Addressing Out-of-Distribution Challenges in Image Semantic Communication Systems with Multi-modal Large Language Models

Overview

We find that the prevalent out-of-distribution (OOD) problem, where pre-trained machine learning (ML) models are applied to unseen tasks outside the distribution of training data, may compromise the integrity of semantic compression in semantic communication schemes. We propose a novel image semantic communication system that utilizes multimodal large language models (MLLMs) to address the OOD issue in image semantic transmission. At the transmitter, it can combine the advantages of different models for more reliable semantic compression. The receiver utilizes the cooperation of multiple MLLMs to enhance the reliability of image reconstruction. In particular, our contributions consist of:

i. We propose a novel “Plan A- Plan B” framework that leverages the broad knowledge and strong generalization ability of an MLLM to assist a conventional ML model when the latter encounters an OOD input in the semantic encoding process.

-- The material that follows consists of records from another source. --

@dataclass
class Op:
    kind: str
    inputs: List[int]
    output: Optional[int]
    consts: Dict[str, int]
    attrs: Dict[str, object]
    cite: str = ""
    extra_outputs: List[int] = field(default_factory=list)


class Program:
    def __init__(self):
        self.precision = precision.get()
        self.tensors: List[TRef] = []
        self.consts: List[Const] = []
        self.ops: List[Op] = []
        self.input: Optional[TRef] = None
        self.input_shape: Tuple[int, int, int] = (0, 0, 0)
        self.outputs: Dict[str, TRef] = {}
        self._dev_consts = None
        self._dev_consts_device = None
        self.const_cache: Optional[dict] = None

    def new_tensor(self, rows, C, H=0, W=0, dtype="bf16", name="") -> TRef:
        if dtype == "bf16" and self.precision == "fp32":
            dtype = "f32"
        t = TRef(len(self.tensors), int(rows), int(C), int(H), int(W), dtype, False, name)
        self.tensors.append(t)
        return t

    def new_const(self, host: np.ndarray, name="", keep_host=False) -> int:
        h = np.ascontiguousarray(host)
        key = (name, h.shape, h.dtype.str, zlib.crc32(h.view(np.uint8).reshape(-1)))
        c = Const(len(self.consts), h, name, h.nbytes, keep_host, key)
        self.consts.append(c)
        return c.id

    def add(self, kind, inputs, output, consts=None, cite="", extra_outputs=(), **attrs) -> Op:
        op = Op(kind, [t.id for t in inputs], None if output is None else output.id,
                consts or {}, attrs, cite, [t.id for t in extra_outputs])
        self.ops.append(op)
        return op

    def mark_output(self, name: str, t: TRef):
        self.tensors[t.id].keep = True
        self.outputs[name] = t

    def flops_per_image(self) -> int:
        total = 0
        for op in self.ops:
            a = op.attrs
            if op.kind in ("gemm", "gemm_mx", "stem_pool"):
                total += 2 * a["M"] * a["N"] * a["K_true"]
            elif op.kind in ("attention", "talking_heads_attention", "conv_chain", "mlp_fused"):
                total += a["flops"]
            elif op.kind == "dwconv":
                total += 2 * a["OH"] * a["OW"] * a["C"] * a["k"] * a["k"]
            elif op.kind in ("grouped_conv", "expand_dwconv"):
                total += a["flops"]
        return total

    def weight_bytes(self) -> int:
        return sum(c.nbytes for c in self.consts)

    def plan_buffers(self) -> Tuple[Dict[int, int], List[int]]:
        last_use: Dict[int, int] = {}
        for i, op in enumerate(self.ops):
            for t in op.inputs:
                last_use[t] = i
            for t in ([op.output] if op.output is not None else []) + op.extra_outputs:
                last_use[t] = max(last_use.get(t, i), i)
        slabs: List[int] = []
        free: List[int] = []
        assign: Dict[int, int] = {}
        for i, op in enumerate(self.ops):
            outs = ([op.output] if op.output is not None else []) + op.extra_outputs
            for out in outs:
                if out in assign:
                    continue
                need = self.tensors[out].bytes_per_image
                best = None
                for s_ in free:
                    if slabs[s_] >= need and (best is None or slabs[s_] < slabs[best]):
                        best = s_
                if best is None and free:
                    best = max(free, key=lambda s_: slabs[s_])
                    slabs[best] = need
                if best is None:
                    slabs.append(need)
                    best = len(slabs) - 1
                else:
                    free.remove(best)
                assign[out] = best
            for t in set(op.inputs + outs):
                if last_use.get(t) == i and not self.tensors[t].keep and t in assign:
                    if assign[t] not in free:
                        free.append(assign[t])
        return assign, slabs

    def upload(self, device="cuda"):
        import torch
        if self._dev_consts is not None and self._dev_consts_device == device:
            return
        self._dev_consts_device = device
        cache = self.const_cache if self.const_cache is not None else {}
        dev = []
        for c in self.consts:
            ck = (device,) + c.key
            t = cache.get(ck)
            if t is None:
                h = c.host
                if h is None:
                    src = next((v for k, v in cache.items() if k[1:] == c.key), None)
                    if src is None:
                        raise RuntimeError(f"constant {c.key!r}: no host copy and no uploaded copy to take it from")
                    t = src.to(device)
                elif h.dtype == np.uint16:
                    t = torch.from_numpy(h.view(np.int16).copy()).to(device)
                else:
                    t = torch.from_numpy(h.copy()).to(device)
                cache[ck] = t
            dev.append(t)
            if not c.keep_host and device != "cpu":
                c.host = None
        self._dev_consts = dev

    def make_plan(self, batch: int, device: str = "cuda") -> "Plan":
        return Plan(self, batch, device)

    def fuse_mx_outputs(self) -> int:
        readers: Dict[int, List[int]] = {}
        for i, op in enumerate(self.ops):
            for t in op.inputs:
                readers.setdefault(t, []).append(i)
        drop = set()
        for op in self.ops:
            if op.kind != "gemm_mx" or op.attrs["out_fmt"] != 0:
                continue
            t = self.tensors[op.output]
            r = readers.get(t.id, [])
            if t.keep or len(r) != 1:
                continue
            q = self.ops[r[0]]
            if q.kind != "quant_mx" or q.attrs["ln"] or t.C % pack.MX_KPAD:
                continue
            op.output = q.output
            op.attrs["out_fmt"] = 2
            drop.add(r[0])
        self.ops = [op for i, op in enumerate(self.ops) if i not in drop]
        return len(drop)

    def live_across(self, op_index: int) -> List[int]:
        written, needed = set(), set()
        for i, op in enumerate(self.ops):
            outs = ([op.output] if op.output is not None else []) + list(op.extra_outputs)
            if i < op_index:
                written.update(outs)
            else:
                needed.update(op.inputs)
                needed.update(o for o in outs if o in written)
        keep = {t.id for t in self.tensors if t.keep}
        return sorted(t for t in written if t in needed or t in keep)

    def supports_branches(self) -> bool:
        return True

    def make_branches(self, batch: int, parts: int = 2, device: str = "cuda") -> List["Plan"]:
        return [Plan(self, nb, device) for nb in branch_sizes(batch, parts)]


def branch_sizes(batch: int, parts: int) -> List[int]:
    parts = max(1, min(int(parts), int(batch)))
    return [batch // parts + (1 if i < batch % parts else 0) for i in range(parts)]


class Builder:
    def __init__(self, weights: Dict[str, np.ndarray]):
        self.w = weights
        self._orig_w = weights
        self.p = Program()
        self.fp32 = self.p.precision == "fp32"
        self.fp8 = self.p.precision == "fp8"

    def finish(self) -> Program:
        if self.fp8:
            self.p.fuse_mx_outputs()
        return self.p

    def wget(self, name: str) -> np.ndarray:
        if name not in self.w:
            raise KeyError(f"missing weight '{name}'")
        return np.asarray(self.w[name], dtype=np.float32)

    def define(self, name: str, value: np.ndarray) -> str:
        if self.w is self._orig_w:
            self.w = dict(self._orig_w)
        self.w[name] = np.asarray(value, dtype=np.float32)
        return name

    def act_const(self, value: np.ndarray, name: str) -> int:
        v = np.ascontiguousarray(value, dtype=np.float32)
        return self.p.new_const(v if self.fp32 else pack.to_bf16_bits(v), name)

    def bn(self, prefix: str, eps: float):
        return pack.bn_scale_shift(self.wget(prefix + "/gamma"), self.wget(prefix + "/beta"),
                                   self.wget(prefix + "/moving_mean"),
                                   self.wget(prefix + "/moving_variance"), eps)

    def image_input(self, H: int, W: int, cin: int) -> TRef:
        p = self.p
        cpad = cin if self.fp32 else pack.pad_channels(cin)
        raw = p.new_tensor(H * W, cin, H, W, dtype="raw", name="input")
        raw.keep = True
        p.input = raw
        p.input_shape = (H, W, cin)
        x = p.new_tensor(H * W, cpad, H, W, name="input_bf16")
        self._cast_op = p.add("cast_input", [raw], x, c_in=cin, c_out=cpad, H=H, W=W, pad=(0, 0, 0, 0),
                              cite="Keras input autocast")
        self._cast_out = x.id
        return x

    def conv(self, x: TRef, kernel: str, *, stride=1, padding=0, bn: Optional[str] = None,
             bn_eps=1e-5, bias: Optional[str] = None, act="", residual: Optional[TRef] = None,
             act_after_res=False, a_scale: Optional[TRef] = None, flatten=False,
             remap=None, res_const=None, res_mod=0, then_maxpool=None, flops_k: Optional[int] = None,
             fold_shortcut=None, cite="", name="") -> TRef:
        p = self.p
        k = self.wget(kernel)
        kh, kw, cin, cout = k.shape
# ... 596 lines not shown

        def padc(a):
            out = np.zeros(a.shape[:-1] + (cpad,), np.float32)
            out[..., :c] = a
            return out
        consts = {"w1": p.new_const(w1, stem_kernel + ":frag"), "b1": p.new_const(padc(np.asarray(t1, np.float32)), stem_kernel + ":bias"),
                  "wdw": p.new_const(padc(wd), dw_kernel + ":pad"), "b2": p.new_const(padc(b2), dw_kernel + ":bias")}
        out = p.new_tensor(OH * OW, c, OH, OW, name=dw_kernel)
        sums = p.new_tensor(1, 2 * c, dtype="f32", name=dw_kernel + ":sums") if squeeze else None
        p.add("expand_dwconv", [x], out, consts, cite=cite, extra_outputs=[sums] if sums is not None else [],
              H=SH, W=SW, Cin=4, C=c, Cpad=cpad, k=3, stride=1, pad_t=dpt, pad_l=dpl, OH=OH, OW=OW, act=act,
              sums=None if sums is None else sums.id, stem=1, img_h=hp, img_w=wp,
              flops=2 * SH * SW * 9 * cin * c + 2 * OH * OW * c * 9)
        return out, sums

    def se_gate(self, sums: TRef, count: int, w_reduce: str, b_reduce: str, w_expand: str, b_expand: str,
                act: str, gate_act="sigmoid", cite="") -> TRef:
        p = self.p
        w1 = self.wget(w_reduce)
        w2 = self.wget(w_expand)
        c, rd = w1.shape[2], w1.shape[3]
        consts = {
            "w1": p.new_const(np.ascontiguousarray(w1[0, 0].T), w_reduce),
            "b1": p.new_const(self.wget(b_reduce), b_reduce),
            "w2": p.new_const(np.ascontiguousarray(w2[0, 0]), w_expand),
            "b2": p.new_const(self.wget(b_expand), b_expand),
        }
        gate = p.new_tensor(1, c, dtype="f32", name="se_gate")
        fixed = sums.C == 2 * c
        assert fixed or sums.C == c
        if getattr(sums, "is_mean", False):
            count = 1
        p.add("se_gate", [sums], gate, consts, cite=cite, C=c, rd=rd, inv_count=1.0 / count, act=act,
              gate_act=gate_act, sums_fixed=1 if fixed else 0)
        return gate

    def scale_channels(self, x: TRef, gate: TRef, residual: Optional[TRef] = None, relu_after=False, cite="") -> TRef:
        out = self.p.new_tensor(x.rows, x.C, x.H, x.W, name="se_scaled")
        ins = [x, gate] + ([residual] if residual is not None else [])
        self.p.add("scale_channels", ins, out, cite=cite, R=x.rows, C=x.C, has_residual=residual is not None,
                   act_after=1 if relu_after else 0)
        return out

    def group_norm(self, x: TRef, prefix: str, groups: int, eps: float, *, act="", residual: Optional[TRef] = None,
                   act_after="", cite="") -> TRef:
        p = self.p
        g, b = self.wget(prefix + "/gamma"), self.wget(prefix + "/beta")
        assert g.shape[0] == x.C and x.C % groups == 0, f"{prefix}: {x.C} channels, {groups} groups"
        out = p.new_tensor(x.rows, x.C, x.H, x.W, name=prefix)
        ws = p.new_tensor(1, 4 * groups, dtype="f32", name=prefix + ":stats")
        consts = {"gamma": p.new_const(g, prefix + "/gamma"), "beta": p.new_const(b, prefix + "/beta")}
        ins = [x] + ([residual] if residual is not None else [])
        if residual is not None:
            assert residual.rows == x.rows and residual.C == x.C
        p.add("group_norm", ins, out, consts, cite=cite, extra_outputs=[ws], rows=x.rows, C=x.C, groups=groups,
              eps=float(eps), act=act, act_after=act_after, has_residual=residual is not None, ws=ws.id)
        return out

    def blur_pool(self, x: TRef, stride: int, cite="") -> TRef:
        pad = (3 + stride) // 2 - 1
        OH, OW = (x.H + 2 * pad - 3) // stride + 1, (x.W + 2 * pad - 3) // stride + 1
        out = self.p.new_tensor(OH * OW, x.C, OH, OW, name="blur_pool")
        self.p.add("blur_pool", [x], out, cite=cite, H=x.H, W=x.W, C=x.C, stride=stride)
        return out

    def avg_pool(self, x: TRef, k: int, stride: int, cite="") -> TRef:
        OH, OW = -(-x.H // stride), -(-x.W // stride)
        out = self.p.new_tensor(OH * OW, x.C, OH, OW, name="avg_pool")
        self.p.add("avg_pool", [x], out, cite=cite, H=x.H, W=x.W, C=x.C, k=k, stride=stride)
        return out

    def eca_gate(self, mean: TRef, kernel: str, gate_act="sigmoid", cite="") -> TRef:
        assert mean.dtype == "f32" and mean.rows == 1
        w = np.ascontiguousarray(self.wget(kernel).reshape(-1), dtype=np.float32)
        gate = self.p.new_tensor(1, mean.C, dtype="f32", name="eca_gate")
        self.p.add("eca_gate", [mean], gate, {"w": self.p.new_const(w, kernel)}, cite=cite, C=mean.C, k=int(w.shape[0]),
                   gate_act=gate_act)
        return gate

    def patch_merge_ln(self, x: TRef, prefix: str, eps: float, cite="") -> TRef:
        p = self.p
        g, b = self.wget(prefix + "/gamma"), self.wget(prefix + "/beta")
        assert g.shape[0] == 4 * x.C
        out = p.new_tensor((x.H // 2) * (x.W // 2), 4 * x.C, x.H // 2, x.W // 2, name="patch_merge")
        consts = {"gamma": p.new_const(g, prefix + "/gamma"), "beta": p.new_const(b, prefix + "/beta")}
        p.add("patch_merge_ln", [x], out, consts, cite=cite, H=x.H, W=x.W, C=x.C, eps=float(eps))
        return out

    def topk(self, logits: TRef, k: int, probs=True, heads: int = 1, cite="tf.nn.softmax + tf.math.top_k behind model(x)"):
        from . import ffi
        p = self.p
        k, heads = int(k), int(heads)
        if logits.dtype != "f32":
            raise ValueError(f"topk reads float32 logits, got a {logits.dtype} tensor (a model without classifier has none)")
        assert heads >= 1 and logits.C % heads == 0, (logits.C, heads)
        N = logits.C // heads
        if N > ffi.TOPK_MAX_N:
            raise ValueError(f"topk: {N} classes, more than TFIMM_TOPK_MAX_N = {ffi.TOPK_MAX_N} (the row is held in LDS)")
        if not 1 <= k <= min(N, ffi.TOPK_MAX_K):
            raise ValueError(f"topk: k={k}, must be in [1, min({N} classes, TFIMM_TOPK_MAX_K = {ffi.TOPK_MAX_K})]")
        rows = logits.rows * heads
        values = p.new_tensor(rows, k, dtype="f32", name="topk_values")
        indices = p.new_tensor(rows, k, dtype="i32", name="topk_indices")
        pr = p.new_tensor(rows, k, dtype="f32", name="topk_probs") if probs else None
        p.add("topk", [logits], values, cite=cite, extra_outputs=[indices] + ([pr] if probs else []),
              rows=rows, N=N, k=k, ld=logits.C // heads, probs=bool(probs))
        p.mark_output("topk_values", values)
        p.mark_output("topk_indices", indices)
        if probs:
            p.mark_output("topk_probs", pr)
        return values, indices, pr

    def l2_normalize(self, x: TRef, cite="tf.math.l2_normalize(x, axis=-1)", name="") -> TRef:
        if x.dtype != "f32":
            raise ValueError(f"l2_normalize reads a float32 tensor, got {x.dtype}")
        out = self.p.new_tensor(x.rows, x.C, x.H, x.W, dtype="f32", name=name or "l2_normalize")
        self.p.add("l2_normalize", [x], out, cite=cite, rows=x.rows, E=x.C)
        return out

    def reshape(self, x: TRef, rows: int, C: int, H=0, W=0) -> TRef:
        assert rows * C == x.rows * x.C
        out = TRef(x.id, rows, C, H, W, x.dtype, x.keep, x.name)
        return out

ii. We propose a Bayesian optimization scheme that reshapes the probability distribution of the MLLM’s inference process based on the contextual information of the image. The optimization scheme significantly enhances the MLLM’s performance in semantic compression by:

  • Filtering out irrelevant vocabulary in the original MLLM output;
  • Using contextual similarities between prospective answers of the MLLM and the background information as prior knowledge to modify the MLLM’s probability distribution during inference.

iii. At the receiver side of the communication system, we put forth a “generate-criticize” framework that utilizes a MLLM to judge the accuracy of the image reconstructed by the text-to-image model. When the recovered image is incorrect, the MLLM will generate new prompts to further guide more correct image reconstruction and continuously iterate the process.